Looking for information that supports the idea that patient records should not reviewed until they have reached a >1day LOS.   Are there any papers that discuss this? Are we missing Q opportunites if pt is not reviewed before the weekend and then d/c over the weekend?

Comments

  • I don't know of any articles but where I work an inpatient must be here 2 days before he/she will show up on the CDI census report.
  • We start with 2 day LOS to give the Provider some time for decision making and working through differentials. That being said, we probably do miss some opportunity in patients admitted late Thursday that may discharge during the weekend or first thing Monday morning.

    3M has an option to create a worklist of discharged without CDI review that I am thinking about pursuing and seeing what the opportunities are. If you do not have a system that would allow for this is there a way for you to pull a list of patients discharged from Thursday night-Monday morning and work those into your workflow?

    I have looked at some 1 day LOS patients and end up assigning a working DRG with potentials for others and they end up having a different diagnosis than first thought by the Provider so I personally do not see the benefit in looking at 1 day LOS unless you have the time and they are in a critical care unit and obviously not going to be discharged for a while.

    I will probably pursue the discharged without review after the first of the year and see what opportunities exist at our facilities.

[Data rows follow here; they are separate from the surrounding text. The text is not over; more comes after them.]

struct CqtTcArgs {
  const float* audio;
  const WinDesc* desc;
  const float* chain;
  const uint16_t* wtc;
  const float* scale;
  float* logmag;
  unsigned int* minmax;
  int n_windows, n_mtiles;
};
__global__ void __launch_bounds__(cq::kThreads, 1) cqt_tc_kernel(const CqtTcArgs a) {
  using namespace cq;
  extern __shared__ __align__(128) unsigned char smem[];
  uint64_t* bars = reinterpret_cast<uint64_t*>(smem + kStages * kStageBytes);
  uint64_t* full = bars;
  uint64_t* empty = bars + kStages;

  const int warp = __shfl_sync(0xffffffffu, (int)(threadIdx.x >> 5), 0);
  const int lane = threadIdx.x & 31;

  if (threadIdx.x == 0) {
    for (int s = 0; s < kStages; ++s) {
      mbar_init(full + s, kProducers / 32);
      mbar_init(empty + s, kEpiWarps);
    }
    asm volatile("fence.mbarrier_init.release.cluster;" ::: "memory");
  }
  __syncthreads();

  const int n_items = a.n_mtiles * kOctaves;
  const int total_frames = a.n_windows * kFrames;

  if (warp >= kEpiWarps) {
    constexpr int RW = kRowsPerWarp, NI = RW / 2;
    constexpr int KQ = 32 / RW;
    constexpr int TPL = kKc / KQ;
    const int ptid = threadIdx.x - 32 * kEpiWarps;
    const int pw = ptid >> 5;
    const int r = RW * pw + (lane % RW);
    const int kq = lane / RW;
    float* stg = reinterpret_cast<float*>(smem + kStages * kStageBytes + 256 + kEpiBytes);
    RowP* rowp = reinterpret_cast<RowP*>(smem + kStages * kStageBytes + 256 + kEpiBytes +
                                         kMTile * kStgPitch * 4) + RW * pw;
    uint32_t stage = 0, ph = 0;
        for (int it = blockIdx.x; it < n_items; it += gridDim.x) {
      const int mt = it / kOctaves, o = it % kOctaves;
      const int hop = 256 >> o;
      const int len = octave_len_rt(o);
      asm volatile("bar.sync 1, %0;" ::"n"(kProducers) : "memory");
      if (o >= kSegOctave) {
        __nv_bfloat16* seg = reinterpret_cast<__nv_bfloat16*>(stg);
        const int m0 = mt * kMTile;
        const int b0 = m0 / kFrames, t0 = m0 - b0 * kFrames;
        const int n0 = min(kMTile, kFrames - t0);
        const int s0 = t0 * hop - 128, a0 = s0 & ~7, d0 = s0 - a0;
        const int L0 = ((n0 - 1) * hop + kTaps + d0 + 7) & ~7;
        const int L1 = n0 < kMTile ? (((kMTile - n0 - 1) * hop + kTaps + 7) & ~7) : 0;
        {
          constexpr int NS = (126 * 32 + 2 * kTaps + 32 + kProducers - 1) / kProducers;
          float xs[NS];
#pragma unroll
          for (int q = 0; q < NS; ++q) {
            const int idx = ptid + q * kProducers;
            const int part = idx >= L0;
            const int b = b0 + part;
            int i = part ? idx - L0 - 128 : a0 + idx;
            if (i < 0) i = -i;
            if (i >= len) i = 2 * (len - 1) - i;
            xs[q] = (idx < L0 + L1 && b < a.n_windows && i >= 0 && i < len)
                        ? __ldg(a.chain + (size_t)b * kChainStride + chain_off_rt(o) + i)
                        : 0.f;
          }
#pragma unroll
          for (int q = 0; q < NS; ++q) {
            const int idx = ptid + q * kProducers;
            if (idx < L0 + L1) {
              const float x = xs[q];
              const __nv_bfloat16 h = __float2bfloat16_rn(x);
              const float r1 = x - __bfloat162float(h);
              const __nv_bfloat16 md = __float2bfloat16_rn(r1);
              seg[idx] = h;
              seg[kSegPlane + idx] = md;
              seg[2 * kSegPlane + idx] = __float2bfloat16_rn(r1 - __bfloat162float(md));
            }
          }
        }
        asm volatile("bar.sync 1, %0;" ::"n"(kProducers) : "memory");
        for (int c = 0; c < kTaps / kKc; ++c) {
          mbar_wait(empty + stage, ph ^ 1);
          unsigned char* sa = smem + stage * kStageBytes;
          if (ptid == 0) {
            mbar_expect_tx_only(full + stage, 3 * kWPlane);
            bulk_g2s(sa + 3 * kAPlane, a.wtc + (size_t)c * (3 * kWPlane / 2), 3 * kWPlane, full + stage);
          }
#pragma unroll
          for (int q = 0; q < 3 * 8 * kMTile / kProducers; ++q) {
            const int id = ptid + q * kProducers;
            const int row = id & (kMTile - 1), kc = (id >> 7) & 7, pl = id >> 10;
            const int e = (row < n0 ? d0 + row * hop : L0 + (row - n0) * hop) + c * kKc + kc * 8;
            const __nv_bfloat16* src = seg + pl * kSegPlane + e;
            uint4 v;
            if ((e & 7) == 0) {
              v = *reinterpret_cast<const uint4*>(src);
            } else if ((e & 1) == 0) {
              const uint32_t* w = reinterpret_cast<const uint32_t*>(src);
              v = make_uint4(w[0], w[1], w[2], w[3]);
            } else {
              const uint32_t* w = reinterpret_cast<const uint32_t*>(src - 1);
              v = make_uint4(__funnelshift_r(w[0], w[1], 16), __funnelshift_r(w[1], w[2], 16),
                             __funnelshift_r(w[2], w[3], 16), __funnelshift_r(w[3], w[4], 16));
            }
            *reinterpret_cast<uint4*>(sa + pl * kAPlane + (kc * kMTile + row) * 16) = v;
          }
          asm volatile("fence.proxy.async.shared::cta;" ::: "memory");
          __syncwarp();
          if (lane == 0) mbar_arrive(full + stage);
          if (++stage == kStages) {
            stage = 0;
            ph ^= 1;
          }
        }
        continue;
      }
      __syncwarp();
      if (lane < RW) {
        const int m = mt * kMTile + RW * pw + lane;
        RowP p;
        p.live = m < total_frames;
        const int b = p.live ? m / kFrames : 0;
        const int t = m - b * kFrames;
        p.lo = 0;
        p.hi = len;
        if (o == 0) {
          if (a.desc) {
            const WinDesc d = a.desc[b];
            p.src = a.audio + d.base;
            p.lo = d.lo;
            p.hi = d.hi;
          } else {
            p.src = a.audio + (long long)b * kWinSamples;
          }
        } else {
          p.src = a.chain + (size_t)b * kChainStride + chain_off_rt(o);
        }
        p.i0 = t * hop - 128;
        rowp[lane] = p;
      }
      __syncwarp();
      for (int c = 0; c < kTaps / kKc; ++c) {
        float xs[4 * NI];
        unsigned vmask = 0;
#pragma unroll
        for (int i = 0; i < NI; ++i) {
          const RowP p = rowp[2 * i + (lane >> 4)];
          const int ibv = p.i0 + c * kKc;
          const bool okv = p.live && ibv >= p.lo && ibv + kKc <= p.hi && ibv >= 0 && ibv + kKc <= len &&
                           ((reinterpret_cast<uintptr_t>(p.src + ibv) & 15) == 0);
          if (__all_sync(0xffffffffu, okv)) {
            vmask |= 1u << i;
            const float4 v = __ldg(reinterpret_cast<const float4*>(p.src + ibv) + (lane & 15));
            xs[4 * i] = v.x, xs[4 * i + 1] = v.y, xs[4 * i + 2] = v.z, xs[4 * i + 3] = v.w;
          } else {
#pragma unroll
            for (int q = 0; q < 4; ++q) {
              const RowP pq = rowp[2 * i + (q >> 1)];
              int idx = pq.i0 + c * kKc + (q & 1) * 32 + lane;
              float xv = 0.f;
              if (pq.live) {
                if (idx < 0) idx = -idx;
                if (idx >= len) idx = 2 * (len - 1) - idx;
                if (idx >= pq.lo && idx < pq.hi) xv = __ldg(pq.src + idx);
              }
              xs[4 * i + q] = xv;
            }
          }
        }
        __syncwarp();
#pragma unroll
        for (int i = 0; i < NI; ++i) {
          if ((vmask >> i) & 1u) {
            *reinterpret_cast<float4*>(stg + (RW * pw + 2 * i + (lane >> 4)) * kStgPitch + 4 * (lane & 15)) =
                make_float4(xs[4 * i], xs[4 * i + 1], xs[4 * i + 2], xs[4 * i + 3]);
          } else {
#pragma unroll
            for (int q = 0; q < 4; ++q)
              stg[(RW * pw + 2 * i + (q >> 1)) * kStgPitch + (q & 1) * 32 + lane] = xs[4 * i + q];
          }
        }
        __syncwarp();
        float xb[TPL];
        {
          const float4* sp = reinterpret_cast<const float4*>(stg + r * kStgPitch + TPL * kq);
#pragma unroll
          for (int i = 0; i < TPL / 4; ++i) {
            const float4 v = sp[i];
            xb[4 * i] = v.x, xb[4 * i + 1] = v.y, xb[4 * i + 2] = v.z, xb[4 * i + 3] = v.w;
          }
        }
        mbar_wait(empty + stage, ph ^ 1);
        unsigned char* sa = smem + stage * kStageBytes;
        if (ptid == 0) {
          mbar_expect_tx_only(full + stage, 3 * kWPlane);
          bulk_g2s(sa + 3 * kAPlane, a.wtc + (size_t)c * (3 * kWPlane / 2), 3 * kWPlane, full + stage);
        }
#pragma unroll
        for (int q = 0; q < TPL / 8; ++q) {
          const int kc = kq * (TPL / 8) + q;
          const float* x = xb + 8 * q;
          __align__(16) __nv_bfloat162 h[4], md[4], l[4];
#pragma unroll
          for (int j = 0; j < 4; ++j) {
            h[j] = __floats2bfloat162_rn(x[2 * j], x[2 * j + 1]);
            const float2 hf = __bfloat1622float2(h[j]);
            const float r0 = x[2 * j] - hf.x, r1 = x[2 * j + 1] - hf.y;
            md[j] = __floats2bfloat162_rn(r0, r1);
            const float2 mf = __bfloat1622float2(md[j]);
            l[j] = __floats2bfloat162_rn(r0 - mf.x, r1 - mf.y);
          }
          const int o16 = (kc * kMTile + r) * 16;
          *reinterpret_cast<uint4*>(sa + o16) = *reinterpret_cast<const uint4*>(h);
          *reinterpret_cast<uint4*>(sa + kAPlane + o16) = *reinterpret_cast<const uint4*>(md);
          *reinterpret_cast<uint4*>(sa + 2 * kAPlane + o16) = *reinterpret_cast<const uint4*>(l);
        }
        asm volatile("fence.proxy.async.shared::cta;" ::: "memory");
        __syncwarp();
        if (lane == 0) mbar_arrive(full + stage);
        if (++stage == kStages) {
          stage = 0;
          ph ^= 1;
        }
      }
    }
  } else {
    const int h = warp >> 2, w = warp & 3, g = lane >> 2, q = lane & 3;
    const int r0 = 64 * h + 16 * w + g;
    uint32_t stage = 0, ph = 0;
    float* tile = reinterpret_cast<float*>(smem + kStages * kStageBytes + 256) + warp * (16 * kTilePitch);
    for (int it = blockIdx.x; it < n_items; it += gridDim.x) {
      const int mt = it / kOctaves, o = it % kOctaves;
      float d[kN / 2];
#pragma unroll
      for (int i = 0; i < kN / 2; ++i) d[i] = 0.f;
      for (int c = 0; c < kTaps / kKc; ++c) {
        mbar_wait(full + stage, ph);
        const uint32_t sa = smem_u32(smem + stage * kStageBytes);
        wgmma_fence();
#pragma unroll
        for (int ks = 0; ks < kKc / 16; ++ks) {
          const uint32_t ao = sa + (uint32_t)(ks * 2 * (kMTile * 16) + h * 64 * 16);
          const uint32_t bo = sa + 3 * kAPlane + (uint32_t)(ks * 2 * (kN * 16));
          uint64_t A[3], B[3];
#pragma unroll
          for (int p = 0; p < 3; ++p) {
            A[p] = make_desc(ao + p * kAPlane, kMTile * 16, 128);
            B[p] = make_desc(bo + p * kWPlane, kN * 16, 128);
          }
          wgmma_ss_n80(d, A[0], B[0], (c | ks) ? 1u : 0u);
          wgmma_ss_n80(d, A[0], B[1], 1u);
          wgmma_ss_n80(d, A[1], B[0], 1u);
          wgmma_ss_n80(d, A[0], B[2], 1u);
          wgmma_ss_n80(d, A[2], B[0], 1u);
          wgmma_ss_n80(d, A[1], B[1], 1u);
        }
        wgmma_commit();
        wgmma_wait<0>();
        reg_fence(d);
        __syncwarp();
        if (lane == 0) mbar_arrive(empty + stage);
        if (++stage == kStages) {
          stage = 0;
          ph ^= 1;
        }
      }
      const int gb0 = (8 - o) * kBinsPerOctave - 15;
      float vmin[2] = {INFINITY, INFINITY}, vmax[2] = {-INFINITY, -INFINITY};
      int bw[2];
#pragma unroll
      for (int rr = 0; rr < 2; ++rr) {
        const int m = mt * kMTile + r0 + 8 * rr;
        const bool live = m < total_frames;
        bw[rr] = live ? m / kFrames : -1;
#pragma unroll
        for (int i = 0; i < 9; ++i) {
          const int bin = 4 * i + q, gg = gb0 + bin;
          float L = 0.f;
          if (gg >= 0) {
            const float s = __ldg(a.scale + gg);
            const float re = d[4 * i + 2 * rr] * s, im = d[4 * i + 2 * rr + 1] * s;
            L = __log2f(fmaf(re, re, im * im) + 1e-10f) * 3.0102999566398120f;
            if (live) {
              vmin[rr] = fminf(vmin[rr], L);
              vmax[rr] = fmaxf(vmax[rr], L);
            }
          }
          tile[(g + 8 * rr) * kTilePitch + bin] = L;
        }
      }
      __syncwarp();
      {
        const int m0 = mt * kMTile + 64 * h + 16 * w;
        for (int e = lane; e < 16 * kBinsPerOctave; e += 32) {
          const int rr = e / kBinsPerOctave, jj = e - rr * kBinsPerOctave;
          if (m0 + rr < total_frames && gb0 + jj >= 0) a.logmag[(size_t)(m0 + rr) * kCqtBins + gb0 + jj] = tile[rr * kTilePitch + jj];
        }
      }
      __syncwarp();
      const int b0 = __shfl_sync(0xffffffffu, bw[0], 0);
      const bool uniform = __all_sync(0xffffffffu, bw[0] == b0 && bw[1] == b0);
      if (uniform) {
        if (b0 >= 0) {
          float mn = fminf(vmin[0], vmin[1]), mx = fmaxf(vmax[0], vmax[1]);
#pragma unroll
          for (int off = 16; off; off >>= 1) {
            mn = fminf(mn, __shfl_xor_sync(0xffffffffu, mn, off));
            mx = fmaxf(mx, __shfl_xor_sync(0xffffffffu, mx, off));
          }
          if (lane == 0 && mn <= mx) {
            atomicMin(a.minmax + 2 * b0, float_to_ordered(mn));
            atomicMax(a.minmax + 2 * b0 + 1, float_to_ordered(mx));
          }
        }
      } else {
#pragma unroll
        for (int rr = 0; rr < 2; ++rr)
          if (bw[rr] >= 0 && vmin[rr] <= vmax[rr]) {
            atomicMin(a.minmax + 2 * bw[rr], float_to_ordered(vmin[rr]));
            atomicMax(a.minmax + 2 * bw[rr] + 1, float_to_ordered(vmax[rr]));
          }
      }
    }
  }
}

    Interested to hear what other facilities are doing and what they are finding.

    Thanks, Jeff

  • Hi yes I agree with Jeff. We start our reviews on day 2-3ish because the work up have been started or completed by that time. Also in peds, in many cases those 1 day stays turn into Obs cases.


    Steph

  • In order to review cases on day one, would not you need staffing 7 days per week?
  • Thank You for all your imput.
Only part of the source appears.